* [WORK ITEM]:
Every line of the entries below that carries the string "doimg" should be copied.

-----

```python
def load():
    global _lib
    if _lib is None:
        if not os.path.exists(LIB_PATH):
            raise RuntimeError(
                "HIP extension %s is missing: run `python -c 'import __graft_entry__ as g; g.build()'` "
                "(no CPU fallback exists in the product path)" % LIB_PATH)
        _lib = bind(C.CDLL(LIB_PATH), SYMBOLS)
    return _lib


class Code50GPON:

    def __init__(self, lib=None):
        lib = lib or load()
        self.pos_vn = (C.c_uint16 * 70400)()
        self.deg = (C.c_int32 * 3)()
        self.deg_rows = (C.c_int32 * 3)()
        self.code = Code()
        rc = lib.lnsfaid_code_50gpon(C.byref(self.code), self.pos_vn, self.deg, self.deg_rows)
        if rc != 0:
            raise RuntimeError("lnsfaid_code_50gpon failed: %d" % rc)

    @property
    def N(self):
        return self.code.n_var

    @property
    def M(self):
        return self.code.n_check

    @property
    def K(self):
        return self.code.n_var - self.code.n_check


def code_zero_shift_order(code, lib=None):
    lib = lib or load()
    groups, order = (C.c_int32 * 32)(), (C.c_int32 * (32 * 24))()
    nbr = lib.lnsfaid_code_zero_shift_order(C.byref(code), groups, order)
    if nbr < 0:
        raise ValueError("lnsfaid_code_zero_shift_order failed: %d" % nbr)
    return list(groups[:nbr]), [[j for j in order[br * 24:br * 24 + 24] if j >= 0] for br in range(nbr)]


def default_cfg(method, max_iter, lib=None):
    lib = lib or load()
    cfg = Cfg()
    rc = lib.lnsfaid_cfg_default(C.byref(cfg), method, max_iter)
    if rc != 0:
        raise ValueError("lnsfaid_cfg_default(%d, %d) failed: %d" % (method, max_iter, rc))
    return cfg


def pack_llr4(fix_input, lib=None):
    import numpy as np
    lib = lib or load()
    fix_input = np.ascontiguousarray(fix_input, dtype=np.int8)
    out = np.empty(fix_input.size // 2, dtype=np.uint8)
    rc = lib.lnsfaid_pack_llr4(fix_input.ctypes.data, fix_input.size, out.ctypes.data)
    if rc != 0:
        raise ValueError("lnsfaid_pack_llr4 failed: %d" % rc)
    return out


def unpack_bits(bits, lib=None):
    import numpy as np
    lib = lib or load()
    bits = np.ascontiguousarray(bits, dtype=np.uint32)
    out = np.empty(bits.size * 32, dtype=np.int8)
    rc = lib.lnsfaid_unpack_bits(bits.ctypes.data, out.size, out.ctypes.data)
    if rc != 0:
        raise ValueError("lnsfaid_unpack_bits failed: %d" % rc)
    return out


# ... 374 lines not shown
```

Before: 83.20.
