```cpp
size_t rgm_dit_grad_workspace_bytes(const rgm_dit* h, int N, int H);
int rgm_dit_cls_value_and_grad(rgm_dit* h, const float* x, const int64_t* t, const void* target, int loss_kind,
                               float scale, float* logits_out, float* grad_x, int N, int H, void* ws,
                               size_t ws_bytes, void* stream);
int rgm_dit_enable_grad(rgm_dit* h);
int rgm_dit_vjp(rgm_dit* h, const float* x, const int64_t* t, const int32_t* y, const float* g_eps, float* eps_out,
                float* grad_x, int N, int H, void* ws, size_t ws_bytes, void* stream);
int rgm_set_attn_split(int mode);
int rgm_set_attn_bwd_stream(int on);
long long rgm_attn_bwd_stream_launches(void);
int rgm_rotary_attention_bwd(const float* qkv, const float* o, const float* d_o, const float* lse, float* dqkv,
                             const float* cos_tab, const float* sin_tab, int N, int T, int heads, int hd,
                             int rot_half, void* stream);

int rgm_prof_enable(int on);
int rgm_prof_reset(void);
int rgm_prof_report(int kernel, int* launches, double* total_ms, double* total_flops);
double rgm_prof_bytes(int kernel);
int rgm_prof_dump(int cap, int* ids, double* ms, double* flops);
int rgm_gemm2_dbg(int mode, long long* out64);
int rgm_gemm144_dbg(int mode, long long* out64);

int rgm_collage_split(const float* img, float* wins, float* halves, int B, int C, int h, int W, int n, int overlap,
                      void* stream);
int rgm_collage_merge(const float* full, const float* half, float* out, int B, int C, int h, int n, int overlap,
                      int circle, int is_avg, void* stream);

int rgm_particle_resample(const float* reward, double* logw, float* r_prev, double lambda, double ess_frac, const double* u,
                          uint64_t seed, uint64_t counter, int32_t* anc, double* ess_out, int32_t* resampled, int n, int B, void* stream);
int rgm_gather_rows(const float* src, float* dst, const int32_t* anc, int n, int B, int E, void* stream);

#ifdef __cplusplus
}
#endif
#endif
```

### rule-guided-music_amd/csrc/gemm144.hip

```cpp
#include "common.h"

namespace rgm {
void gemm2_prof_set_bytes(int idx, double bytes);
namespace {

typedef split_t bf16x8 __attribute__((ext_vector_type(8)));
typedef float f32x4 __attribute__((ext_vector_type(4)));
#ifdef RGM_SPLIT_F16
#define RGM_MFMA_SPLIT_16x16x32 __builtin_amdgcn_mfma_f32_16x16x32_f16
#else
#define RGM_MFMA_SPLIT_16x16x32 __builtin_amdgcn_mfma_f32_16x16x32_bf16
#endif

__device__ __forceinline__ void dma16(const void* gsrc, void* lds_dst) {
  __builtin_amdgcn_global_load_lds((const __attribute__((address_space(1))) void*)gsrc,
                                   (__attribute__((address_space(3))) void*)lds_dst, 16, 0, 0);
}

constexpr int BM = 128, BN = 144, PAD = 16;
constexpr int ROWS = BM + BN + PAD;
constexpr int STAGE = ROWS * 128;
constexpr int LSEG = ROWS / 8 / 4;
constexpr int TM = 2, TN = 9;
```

-----

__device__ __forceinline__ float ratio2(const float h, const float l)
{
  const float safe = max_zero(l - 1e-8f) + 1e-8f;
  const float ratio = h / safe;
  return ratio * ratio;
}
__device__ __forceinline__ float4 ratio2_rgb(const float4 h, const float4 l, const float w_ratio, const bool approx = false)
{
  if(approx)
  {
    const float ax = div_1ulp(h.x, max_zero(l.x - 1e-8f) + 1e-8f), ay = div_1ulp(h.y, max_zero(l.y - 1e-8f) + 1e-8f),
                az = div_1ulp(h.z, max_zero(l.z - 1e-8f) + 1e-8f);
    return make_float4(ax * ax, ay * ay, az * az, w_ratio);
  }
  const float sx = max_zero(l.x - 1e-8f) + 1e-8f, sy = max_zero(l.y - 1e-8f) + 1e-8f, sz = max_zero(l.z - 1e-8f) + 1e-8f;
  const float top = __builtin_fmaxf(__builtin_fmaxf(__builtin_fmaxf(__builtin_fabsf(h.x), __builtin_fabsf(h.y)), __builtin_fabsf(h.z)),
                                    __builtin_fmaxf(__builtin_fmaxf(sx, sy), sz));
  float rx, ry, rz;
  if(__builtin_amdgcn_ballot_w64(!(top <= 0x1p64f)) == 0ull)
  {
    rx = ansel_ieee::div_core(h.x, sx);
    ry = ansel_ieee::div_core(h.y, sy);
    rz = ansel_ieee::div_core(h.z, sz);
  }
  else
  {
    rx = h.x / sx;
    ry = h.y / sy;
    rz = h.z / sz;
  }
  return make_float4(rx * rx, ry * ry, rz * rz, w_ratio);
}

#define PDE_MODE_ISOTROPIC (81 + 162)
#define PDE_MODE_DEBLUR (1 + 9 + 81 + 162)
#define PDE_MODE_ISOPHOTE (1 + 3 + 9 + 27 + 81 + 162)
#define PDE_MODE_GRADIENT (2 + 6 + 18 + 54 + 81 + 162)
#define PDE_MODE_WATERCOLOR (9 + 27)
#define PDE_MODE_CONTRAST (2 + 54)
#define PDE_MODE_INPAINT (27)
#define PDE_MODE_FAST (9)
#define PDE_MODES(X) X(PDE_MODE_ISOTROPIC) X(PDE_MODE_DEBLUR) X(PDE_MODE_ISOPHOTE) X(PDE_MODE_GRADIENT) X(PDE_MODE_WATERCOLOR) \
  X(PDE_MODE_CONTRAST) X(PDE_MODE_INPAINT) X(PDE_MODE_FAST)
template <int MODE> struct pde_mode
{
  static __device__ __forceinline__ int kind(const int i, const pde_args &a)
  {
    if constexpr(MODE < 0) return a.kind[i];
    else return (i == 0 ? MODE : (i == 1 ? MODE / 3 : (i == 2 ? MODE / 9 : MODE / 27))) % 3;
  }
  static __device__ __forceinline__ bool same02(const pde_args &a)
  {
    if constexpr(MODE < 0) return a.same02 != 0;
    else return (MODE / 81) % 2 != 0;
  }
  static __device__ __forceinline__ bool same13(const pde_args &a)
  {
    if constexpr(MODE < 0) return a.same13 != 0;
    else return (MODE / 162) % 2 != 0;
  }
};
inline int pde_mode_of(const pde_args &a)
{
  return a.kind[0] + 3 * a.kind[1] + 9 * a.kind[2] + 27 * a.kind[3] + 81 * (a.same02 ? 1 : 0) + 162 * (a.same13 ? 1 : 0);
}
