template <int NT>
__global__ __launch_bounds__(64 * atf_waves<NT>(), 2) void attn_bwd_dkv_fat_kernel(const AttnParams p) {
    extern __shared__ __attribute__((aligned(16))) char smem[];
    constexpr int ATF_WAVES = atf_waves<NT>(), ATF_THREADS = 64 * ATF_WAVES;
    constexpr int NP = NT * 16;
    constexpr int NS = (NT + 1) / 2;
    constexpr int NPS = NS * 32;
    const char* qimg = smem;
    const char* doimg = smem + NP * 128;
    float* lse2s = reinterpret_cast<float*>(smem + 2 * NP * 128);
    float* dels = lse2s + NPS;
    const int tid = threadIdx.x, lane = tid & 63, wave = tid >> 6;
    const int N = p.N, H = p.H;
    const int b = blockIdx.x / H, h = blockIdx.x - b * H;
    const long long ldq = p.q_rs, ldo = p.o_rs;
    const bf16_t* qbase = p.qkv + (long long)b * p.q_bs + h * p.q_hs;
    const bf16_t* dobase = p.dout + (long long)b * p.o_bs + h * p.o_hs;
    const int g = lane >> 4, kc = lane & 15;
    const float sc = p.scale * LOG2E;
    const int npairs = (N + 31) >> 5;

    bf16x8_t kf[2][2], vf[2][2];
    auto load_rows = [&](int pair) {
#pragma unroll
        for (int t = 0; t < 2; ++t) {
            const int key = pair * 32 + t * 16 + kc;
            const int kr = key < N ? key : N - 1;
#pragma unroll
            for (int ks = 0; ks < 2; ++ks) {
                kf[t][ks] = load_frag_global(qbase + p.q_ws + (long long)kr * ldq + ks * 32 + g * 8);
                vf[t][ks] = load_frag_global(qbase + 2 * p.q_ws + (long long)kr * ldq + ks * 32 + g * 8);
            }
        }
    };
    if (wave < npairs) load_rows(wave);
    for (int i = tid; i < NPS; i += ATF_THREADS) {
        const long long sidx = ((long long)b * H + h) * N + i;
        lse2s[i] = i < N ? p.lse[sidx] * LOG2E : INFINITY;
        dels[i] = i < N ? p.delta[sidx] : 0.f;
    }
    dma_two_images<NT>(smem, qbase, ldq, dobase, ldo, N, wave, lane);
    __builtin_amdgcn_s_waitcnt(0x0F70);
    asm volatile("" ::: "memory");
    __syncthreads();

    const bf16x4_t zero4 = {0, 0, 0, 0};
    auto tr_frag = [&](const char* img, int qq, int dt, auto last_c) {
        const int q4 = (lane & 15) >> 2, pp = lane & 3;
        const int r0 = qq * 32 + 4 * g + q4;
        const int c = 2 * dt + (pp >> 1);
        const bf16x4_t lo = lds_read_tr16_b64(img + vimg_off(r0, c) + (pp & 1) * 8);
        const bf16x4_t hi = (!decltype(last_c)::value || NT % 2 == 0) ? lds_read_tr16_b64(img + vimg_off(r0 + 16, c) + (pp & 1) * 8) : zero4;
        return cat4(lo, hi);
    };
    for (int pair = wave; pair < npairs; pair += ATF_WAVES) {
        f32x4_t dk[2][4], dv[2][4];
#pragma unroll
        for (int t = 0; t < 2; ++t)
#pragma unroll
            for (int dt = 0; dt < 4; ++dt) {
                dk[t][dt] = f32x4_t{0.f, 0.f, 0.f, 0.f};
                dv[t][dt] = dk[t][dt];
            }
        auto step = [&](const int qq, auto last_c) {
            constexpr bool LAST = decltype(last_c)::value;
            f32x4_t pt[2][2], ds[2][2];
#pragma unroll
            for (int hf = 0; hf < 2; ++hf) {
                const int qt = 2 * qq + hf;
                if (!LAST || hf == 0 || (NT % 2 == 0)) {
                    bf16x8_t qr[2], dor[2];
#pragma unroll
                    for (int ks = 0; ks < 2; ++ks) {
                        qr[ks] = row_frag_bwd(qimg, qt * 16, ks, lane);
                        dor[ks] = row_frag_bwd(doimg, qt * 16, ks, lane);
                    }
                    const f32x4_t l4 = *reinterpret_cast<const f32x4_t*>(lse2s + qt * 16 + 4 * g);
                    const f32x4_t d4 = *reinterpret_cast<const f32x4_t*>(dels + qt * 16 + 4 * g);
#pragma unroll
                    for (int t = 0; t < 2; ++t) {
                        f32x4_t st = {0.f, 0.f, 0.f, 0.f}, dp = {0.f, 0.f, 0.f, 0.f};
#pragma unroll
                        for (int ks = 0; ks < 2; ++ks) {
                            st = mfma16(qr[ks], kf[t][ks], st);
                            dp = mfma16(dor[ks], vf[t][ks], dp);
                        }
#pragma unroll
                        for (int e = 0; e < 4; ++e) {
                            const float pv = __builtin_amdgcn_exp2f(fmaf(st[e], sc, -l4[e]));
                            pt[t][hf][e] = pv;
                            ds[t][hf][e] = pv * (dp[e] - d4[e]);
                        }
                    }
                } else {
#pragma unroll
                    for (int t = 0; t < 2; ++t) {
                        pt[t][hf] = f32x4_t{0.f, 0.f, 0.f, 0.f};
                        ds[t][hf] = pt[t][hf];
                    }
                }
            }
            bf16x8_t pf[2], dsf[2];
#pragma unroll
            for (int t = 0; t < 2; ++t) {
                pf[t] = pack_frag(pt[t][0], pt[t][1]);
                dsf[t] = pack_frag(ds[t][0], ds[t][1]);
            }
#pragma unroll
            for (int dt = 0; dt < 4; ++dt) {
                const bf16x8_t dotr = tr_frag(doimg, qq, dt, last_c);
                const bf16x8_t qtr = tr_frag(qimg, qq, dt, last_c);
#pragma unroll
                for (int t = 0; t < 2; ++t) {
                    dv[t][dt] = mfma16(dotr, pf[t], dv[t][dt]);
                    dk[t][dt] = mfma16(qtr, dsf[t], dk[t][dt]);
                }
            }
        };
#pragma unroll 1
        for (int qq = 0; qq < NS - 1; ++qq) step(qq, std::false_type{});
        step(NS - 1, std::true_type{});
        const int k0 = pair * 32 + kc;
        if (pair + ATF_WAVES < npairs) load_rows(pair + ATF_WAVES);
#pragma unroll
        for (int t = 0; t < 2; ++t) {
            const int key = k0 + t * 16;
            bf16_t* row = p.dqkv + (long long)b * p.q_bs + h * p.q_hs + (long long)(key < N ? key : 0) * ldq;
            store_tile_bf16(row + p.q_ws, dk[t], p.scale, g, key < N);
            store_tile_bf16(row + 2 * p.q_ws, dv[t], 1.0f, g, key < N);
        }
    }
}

-----

* [RESULT]:
    const char* doimg = smem + NP * 128;
                        dor[ks] = row_frag_bwd(doimg, qt * 16, ks, lane);
                const bf16x8_t dotr = tr_frag(doimg, qq, dt, last_c);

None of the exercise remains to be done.